RECORD EXTRACTS:
↓↓↓

template <int K, bool FIXED, int ROWSTEP, bool NODES, bool TRACK>
__device__ __forceinline__ void stage_filter(const DenseParams &P, const DenseStage &st, bool resident, int grp, int G,
                                             const uint32_t (&base)[K], const float (&sg)[K], float (&S)[K], bool (&near)[K],
                                             float (&Sa)[K]) {
    uint32_t at[K];
#pragma unroll
    for (int k = 0; k < K; k++) at[k] = 0u;
    const int count = st.count;
    const uint32_t flags = st.flags;
    const bool dbl = flags & 1u, any3 = flags & 2u;
    const float eps = P.filter_eps;
    if (resident && G == 1) {
        const int first = st.first, n6 = (int)st.n_shared;
#pragma unroll 1
        for (int j = 0; j < n6; j++) stump_filter<K, FIXED, ROWSTEP, true, false, TRACK>(stump_from_param(P.stump[first + j]), dbl, false, eps, base, sg, S, near, at, Sa);
#pragma unroll 1
        for (int j = n6; j < count; j++) stump_filter<K, FIXED, ROWSTEP, false, NODES, TRACK>(stump_from_param(P.stump[first + j]), dbl, any3, eps, base, sg, S, near, at, Sa);
    } else {
        const uint4 *__restrict__ rec = reinterpret_cast<const uint4 *>(P.tail + st.tail_first);
        if (NODES) {
            const int npt = P.npt;
#pragma unroll 1
            for (int j = grp * npt; j < count; j += G * npt)
#pragma unroll 1
                for (int i = 0; i < npt; i++)
                    stump_filter<K, FIXED, ROWSTEP, false, true, TRACK>(stump_from_global(rec, j + i, any3), dbl, any3, eps, base, sg, S, near, at, Sa);
        } else {
#pragma unroll 1
            for (int j = grp; j < count; j += G) stump_filter<K, FIXED, ROWSTEP, false, false, TRACK>(stump_from_global(rec, j, any3), dbl, any3, eps, base, sg, S, near, at, Sa);
        }
    }
}

template <bool NODES, bool COUNT, bool TRACK>
__device__ __forceinline__ bool stage_verdict(const DenseParams &P, const DenseCtx &c, const DenseStage &st, float sthr, float seps,
                                              int wid, float S, bool near, float Sa) {
    if (TRACK && !P.force_exact)
        seps = __fadd_ru(__fmul_ru(__fmul_ru((float)st.count, 1.1920930e-7f), Sa), __fadd_ru(__fmul_ru(1.0001e-5f, fabsf(sthr)), 1.2e-38f));
    if (near || !(fabsf(__fadd_rn(S, -sthr)) > seps)) {
        const int r = dense_stage_exact<NODES>(P, c, st.tail_first, st.count, st.flags & 1u, st.thr, wid);
        if (COUNT) {
            atomicAdd(&s_dense_exact, 1u);
            if (r & 2) atomicAdd(&s_dense_near, 1u);
        }
        return r & 1;
    }
    return S >= sthr;
}

template <int ROWSTEP_T, bool TREE, bool NODES, int TILE_H, bool COUNT, bool TRACK>
__device__ __forceinline__ void cascade_tiles_body(const DenseParams &P, const CascadeArgs &a, const int tile0, unsigned char *smem_raw) {
    const DenseSmemPlan plan = dense_smem_plan(P);
    unsigned char *tile = smem_raw + plan.tile;
    float *sgf = reinterpret_cast<float *>(smem_raw + plan.sgf);
    uint16_t *list = reinterpret_cast<uint16_t *>(smem_raw + plan.list);
    int *ctl = reinterpret_cast<int *>(smem_raw + plan.ctl);
    uint64_t *bar = reinterpret_cast<uint64_t *>(smem_raw + plan.bar);

    const int tid = threadIdx.x, lane = tid & 31, warp = tid >> 5;
    const int frame = blockIdx.y;
    const int tile_id = tile0 + blockIdx.x;

    int cl = 0;
    {
        int lo = 0, hi = a.n_cas_levels - 1;
        while (lo < hi) {
            const int mid = (lo + hi + 1) >> 1;
            if (__ldg(&a.cas_levels[mid].tile_base) <= tile_id) lo = mid; else hi = mid - 1;
        }
        cl = lo;
    }
    const CasLevel CL = a.cas_levels[cl];
    const PyrLevel L = a.levels[CL.pyr_level];
    const int local = tile_id - CL.tile_base;
    const int tx = local % CL.tiles_x, ty = local / CL.tiles_x;
    const int ystep = P.ystep;
    constexpr int kTileWindows = kTileW * TILE_H, kDenseSlots = kTileWindows / kDenseThreads;
    constexpr int kDenseChunk = kDenseSlots % 4 == 0 ? 4 : 3;
    static_assert(kDenseSlots % kDenseChunk == 0 && kDenseSlots <= 8, "tile height: 12, 16, 24 or 32 window rows");
    const int px0 = tx * kTileW * ystep, py0 = ty * TILE_H * ystep;
    const int n_wx = min(kTileW, CL.nx - tx * kTileW), n_wy = min(TILE_H, CL.ny - ty * TILE_H);
    const int rows = min((TILE_H - 1) * ystep + P.win_h + 1, L.h + 1 - py0);
    const int cols = ((kTileW - 1) * ystep + P.win_w + 1 + 3) & ~3;
    const int S = P.tile_stride;

    const size_t frame_off = (size_t)frame * a.sum_frame_stride + L.sum_off;
    const int32_t *__restrict__ gsum = a.sum + frame_off + (size_t)py0 * L.sum_pitch + px0;

    for (int i = tid; i < kCtlInts; i += kDenseThreads) ctl[i] = 0;
    if (tid == 0) s_dense_exact = s_dense_near = s_dense_done = 0u;
#ifdef CLFD_TILE_TIMING
    const long long t_start = clock64();
    if (tid == 0) s_dense_t_busy = s_dense_t_p1 = 0u;
#endif
    const int n_tiles_smem = P.tilted_tile ? 2 : 1;
    const size_t tile2_off = ((size_t)((TILE_H - 1) * ystep + P.win_h + 1) * S * 4 + 127) & ~(size_t)127;
    const int32_t *__restrict__ gtil = a.tilted ? a.tilted + frame_off + (size_t)py0 * L.sum_pitch + px0 : gsum;
    if (ystep == 1) {
        if (tid == 0) mbar_init(bar, 1);
        __syncthreads();
        if (tid == 0) mbar_expect_tx(bar, (uint32_t)(rows * cols * 4 * n_tiles_smem));
        for (int r = tid; r < rows * n_tiles_smem; r += kDenseThreads) {
            const int t2 = r >= rows, rr = t2 ? r - rows : r;
            tma_bulk_g2s(tile + (t2 ? tile2_off : 0) + (size_t)rr * S * 4, (t2 ? gtil : gsum) + (size_t)rr * L.sum_pitch,
                         (uint32_t)(cols * 4), bar);
        }
        mbar_wait(bar, 0);
    } else {
        const bool di = a.sum_di != 0;
        const int half = P.tile_half;
        if (di) {
            if (tid == 0) mbar_init(bar, 1);
            __syncthreads();
            const uint32_t hb = (uint32_t)half * 4u;
            if (tid == 0) mbar_expect_tx(bar, (uint32_t)rows * 2u * hb);
            const int32_t *__restrict__ gdi = a.sum + frame_off + (size_t)py0 * L.sum_pitch + (px0 >> 1);
            for (int r = tid; r < rows * 2; r += kDenseThreads) {
                const int odd = r >= rows, rr = odd ? r - rows : r;
                tma_bulk_g2s(tile + (size_t)rr * S * 4 + (odd ? hb : 0u), gdi + (size_t)rr * L.sum_pitch + (odd ? (L.sum_pitch >> 1) : 0), hb, bar);
            }
        }
        const int c4 = cols >> 2, total = rows * c4;
        for (int i = (di ? total : 0) + tid; i < total * n_tiles_smem; i += kDenseThreads) {
            const int t2 = i >= total, ii = t2 ? i - total : i;
            const int r = ii / c4, cq = ii - r * c4;
            const int4 v = __ldg(reinterpret_cast<const int4 *>((t2 ? gtil : gsum) + (size_t)r * L.sum_pitch) + cq);
            int *row = reinterpret_cast<int *>(tile + (t2 ? tile2_off : 0)) + r * S;
            *reinterpret_cast<int2 *>(row + 2 * cq) = make_int2(v.x, v.z);
            *reinterpret_cast<int2 *>(row + half + 2 * cq) = make_int2(v.y, v.w);
        }
        __syncthreads();
        if (di) mbar_wait(bar, 0);
    }

    DenseCtx c;
    c.tile = smem_u32(tile); c.gsq = a.sq; c.sq_at = frame_off + (size_t)py0 * L.sum_pitch + px0; c.sq32 = a.sq32 != 0;
    c.codes = a.codes ? a.codes + (size_t)frame * a.windows_per_frame + CL.win_base : nullptr;
    c.sq_pitch = L.sum_pitch;
    c.row_mul = ystep * S * 4;
    c.ystep = ystep; c.S = S; c.half = P.tile_half;
    c.tx = tx; c.wy_tile = ty * TILE_H; c.nx = CL.nx;
    c.code_mul = P.is_tree ? 2 : 1;
    const float inf = __int_as_float(0x7f800000);

    constexpr int kRowsPerSlot = kDenseThreads / kTileW;
    const int wx = tid & (kTileW - 1), wy0 = tid / kTileW;
    uint32_t alive = 0;
#pragma unroll
    for (int k = 0; k < kDenseSlots; k++) {
        const int wy = wy0 + k * kRowsPerSlot;
        const int wid = wy * kTileW + wx;
        if (wx < n_wx && wy < n_wy) {
            bool eq_flat, live = true;
            sgf[wid] = (float)dense_sigma_flat(P, c, wid, eq_flat);
            if (!COUNT && eq_flat && P.flat_code) {
                const int code = flat_window_code(P, c, wid);
                if (code != kNotFlat) {
                    live = false;
                    if (P.is_tree ? (code & 1) : (code == P.total_stages)) emit_rect(a, CL, frame, px0 + wx * ystep, py0 + wy * ystep);
                }
            }
            if (live) alive |= 1u << k;
        } else {
            sgf[wid] = 1.0f;
        }
    }
    int s = 0;
    for (; s < P.n_fixed; s++) {
        const float sthr = P.stage[s].thr, seps = P.force_exact ? inf : P.stage[s].sum_eps;
#pragma unroll 1
        for (int k0 = 0; k0 < kDenseSlots; k0 += kDenseChunk) {
            const uint32_t m4 = (alive >> k0) & ((1u << kDenseChunk) - 1u);
            if (!__any_sync(0xffffffffu, m4 != 0)) continue;
            uint32_t base[kDenseChunk];
            float sg[kDenseChunk];
            float Ssum[kDenseChunk];
            bool near[kDenseChunk];
#pragma unroll
            for (int k = 0; k < kDenseChunk; k++) {
                const int wy = wy0 + (k0 + k) * kRowsPerSlot;
                base[k] = c.tile + (uint32_t)(wy * c.row_mul + wx * 4);
                sg[k] = sgf[wy * kTileW + wx];
                Ssum[k] = 0.f;
                near[k] = false;
            }
            float Sabs[kDenseChunk];
#pragma unroll
            for (int k = 0; k < kDenseChunk; k++) Sabs[k] = 0.f;
            if (ROWSTEP_T) stage_filter<kDenseChunk, true, ROWSTEP_T, NODES, TRACK>(P, P.stage[s], true, 0, 1, base, sg, Ssum, near, Sabs);
            else stage_filter<kDenseChunk, false, 0, NODES, TRACK>(P, P.stage[s], true, 0, 1, base, sg, Ssum, near, Sabs);
#pragma unroll
            for (int k = 0; k < kDenseChunk; k++) {
                if (!((m4 >> k) & 1u)) continue;
                const int wid = (wy0 + (k0 + k) * kRowsPerSlot) * kTileW + wx;
                if (!stage_verdict<NODES, COUNT, TRACK>(P, c, P.stage[s], sthr, seps, wid, Ssum[k], near[k], Sabs[k])) {
                    alive &= ~(1u << (k0 + k));
                    if (c.codes) dense_write_code(c, wid, s * c.code_mul);
                }
            }
        }
    }

    constexpr int kClassCap = kTileWindows / 32;
    constexpr int kSeg = kTileWindows / kDenseWarps;
    int n_alive;
    uint16_t *cur;
    if (kPooledStages && P.pool_min > 0) {
        uint16_t *cl_in = list, *cl_out = reinterpret_cast<uint16_t *>(smem_raw + plan.pool);
        int *cnt_in = ctl + kCtlCount, *cnt_out = ctl + kCtlCountB, *cnt_zero = ctl + kCtlCountC;
        {
            const int na = __popc(alive);
            if (na) {
                const int cq = (wx + 8 * wy0) & 31;
                int at = atomicAdd(cnt_in + cq, na);
    #pragma unroll
                for (int k = 0; k < kDenseSlots; k++)
                    if ((alive >> k) & 1u) cl_in[cq * kClassCap + at++] = (uint16_t)((wy0 + k * kRowsPerSlot) * kTileW + wx);
            }
        }
        __syncthreads();
            for (;; s++) {
            const int h = cnt_in[lane];
            int incl = h, hmax = h;
    #pragma unroll
            for (int d = 1; d < 32; d <<= 1) {
                const int v = __shfl_up_sync(0xffffffffu, incl, d);
                if (lane >= d) incl += v;
                hmax = max(hmax, __shfl_xor_sync(0xffffffffu, hmax, d));
            }
            const int excl = incl - h, tot = __shfl_sync(0xffffffffu, incl, 31);
            if (tot == 0) return;
            n_alive = tot;
            if (!(P.pool_min > 0 && tot > P.pool_min && s < P.tail_stages)) {
                for (int r = warp; r < h; r += kDenseWarps) {
                    const int i = excl + r;
                    const int w = i % kDenseWarps, p = i / kDenseWarps;
                    const int nw = (tot - w + kDenseWarps - 1) / kDenseWarps, Rw = (nw + 31) >> 5;
                    const int col = p / Rw, row = p - col * Rw;
                    cl_out[w * kSeg + row * 32 + col] = cl_in[lane * kClassCap + r];
                }
                __syncthreads();
                break;
            }
            int R = (tot + 31) >> 5;
            {
                int best = 0x7fffffff;
                for (int r = R; r <= hmax; r++) {
                    int e = max(h - r, 0);
    #pragma unroll
                    for (int d = 16; d > 0; d >>= 1) e += __shfl_xor_sync(0xffffffffu, e, d);
                    const int cost = r * 9 + 5 * min(r, e);
                    if (cost < best) { best = cost; R = r; }
                }
            }
            const int q = (R + kDenseWarps - 1) / kDenseWarps;
            const int r_begin = warp * q, r_end = min(R, r_begin + q);
            if (tid < 32) cnt_zero[tid] = 0;
            const float sthr = P.stage[s].thr, seps = P.force_exact ? inf : P.stage[s].sum_eps;
            auto fetch = [&](int r, bool &valid) -> int {
                const int i = r + lane * R;
                valid = i < tot;
                int cc = 0;
    #pragma unroll
                for (int step = 16; step > 0; step >>= 1) {
                    const int e_t = __shfl_sync(0xffffffffu, excl, (cc + step) & 31);
                    if (e_t <= i) cc += step;
                }
                const int e_c = __shfl_sync(0xffffffffu, excl, cc);
                return valid ? (int)cl_in[cc * kClassCap + (i - e_c)] : 0;
            };
            auto keep_pool = [&](bool valid, int wid, float Ssum, bool near, float Sabs) {
                const bool pass = valid && stage_verdict<NODES, COUNT, TRACK>(P, c, P.stage[s], sthr, seps, wid, Ssum, near, Sabs);
                if (pass) {
                    const int cq = (wid + 8 * (wid / kTileW)) & 31;
                    cl_out[cq * kClassCap + atomicAdd(cnt_out + cq, 1)] = (uint16_t)wid;
                }
                if (valid && !pass && c.codes) dense_write_code(c, wid, s * c.code_mul);
            };
            for (int r = r_begin; r < r_end; r += 2) {
                bool v0, v1 = false;
                const int wid0 = fetch(r, v0);
                if (r + 1 < r_end) {
                    const int wid1 = fetch(r + 1, v1);
                    const uint32_t base[2] = {dense_base(c, wid0), dense_base(c, wid1)};
                    const float sg[2] = {sgf[wid0], sgf[wid1]};
                    float Ssum[2] = {0.f, 0.f};
                    bool near[2] = {false, false};
                    float Sabs[2] = {0.f, 0.f};
                    stage_filter<2, false, 0, NODES, TRACK>(P, P.stage[s], s < P.n_stages, 0, 1, base, sg, Ssum, near, Sabs);
                    keep_pool(v0, wid0, Ssum[0], near[0], Sabs[0]);
                    keep_pool(v1, wid1, Ssum[1], near[1], Sabs[1]);
                } else {
                    const uint32_t base[1] = {dense_base(c, wid0)};
                    const float sg[1] = {sgf[wid0]};
                    float Ssum[1] = {0.f};
                    bool near[1] = {false};
                    float Sabs[1] = {0.f};
                    stage_filter<1, false, 0, NODES, TRACK>(P, P.stage[s], s < P.n_stages, 0, 1, base, sg, Ssum, near, Sabs);
                    keep_pool(v0, wid0, Ssum[0], near[0], Sabs[0]);
                }
            }
            __syncthreads();
            uint16_t *tl = cl_in; cl_in = cl_out; cl_out = tl;
            int *tc = cnt_in; cnt_in = cnt_out; cnt_out = cnt_zero; cnt_zero = tc;
        }

        cur = cl_out + warp * kSeg;
    } else {
        const int na = __popc(alive), cq = (wx + 8 * wy0) & 31;
        int at = na ? atomicAdd(ctl + kCtlCount + cq, na) : 0;
        __syncthreads();
        const int h = ctl[kCtlCount + lane];
        int incl = h;
#pragma unroll
        for (int d = 1; d < 32; d <<= 1) {
            const int v = __shfl_up_sync(0xffffffffu, incl, d);
            if (lane >= d) incl += v;
        }
        n_alive = __shfl_sync(0xffffffffu, incl, 31);
        if (n_alive == 0) return;
        at += __shfl_sync(0xffffffffu, incl - h, cq);
#pragma unroll
        for (int k = 0; k < kDenseSlots; k++) {
            if ((alive >> k) & 1u) {
                const int i = at++;
                const int w = i % kDenseWarps, p = i / kDenseWarps;
                const int nw = (n_alive - w + kDenseWarps - 1) / kDenseWarps, Rw = (nw + 31) >> 5;
                const int col = p / Rw, row = p - col * Rw;
                list[w * kSeg + row * 32 + col] = (uint16_t)((wy0 + k * kRowsPerSlot) * kTileW + wx);
            }
        }
        __syncthreads();
        cur = list + warp * kSeg;
    }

↑↑↑

REQUIREMENT: Please reproduce, exactly as they appear above, the lines from the line containing "c.ystep = ystep;" up to and including the line containing "for (; s < P.n_fixed;".

WRITTEN SOLUTION:
    c.ystep = ystep; c.S = S; c.half = P.tile_half;
    c.tx = tx; c.wy_tile = ty * TILE_H; c.nx = CL.nx;
    c.code_mul = P.is_tree ? 2 : 1;
    const float inf = __int_as_float(0x7f800000);

    constexpr int kRowsPerSlot = kDenseThreads / kTileW;
    const int wx = tid & (kTileW - 1), wy0 = tid / kTileW;
    uint32_t alive = 0;
#pragma unroll
    for (int k = 0; k < kDenseSlots; k++) {
        const int wy = wy0 + k * kRowsPerSlot;
        const int wid = wy * kTileW + wx;
        if (wx < n_wx && wy < n_wy) {
            bool eq_flat, live = true;
            sgf[wid] = (float)dense_sigma_flat(P, c, wid, eq_flat);
            if (!COUNT && eq_flat && P.flat_code) {
                const int code = flat_window_code(P, c, wid);
                if (code != kNotFlat) {
                    live = false;
                    if (P.is_tree ? (code & 1) : (code == P.total_stages)) emit_rect(a, CL, frame, px0 + wx * ystep, py0 + wy * ystep);
                }
            }
            if (live) alive |= 1u << k;
        } else {
            sgf[wid] = 1.0f;
        }
    }
    int s = 0;
    for (; s < P.n_fixed; s++) {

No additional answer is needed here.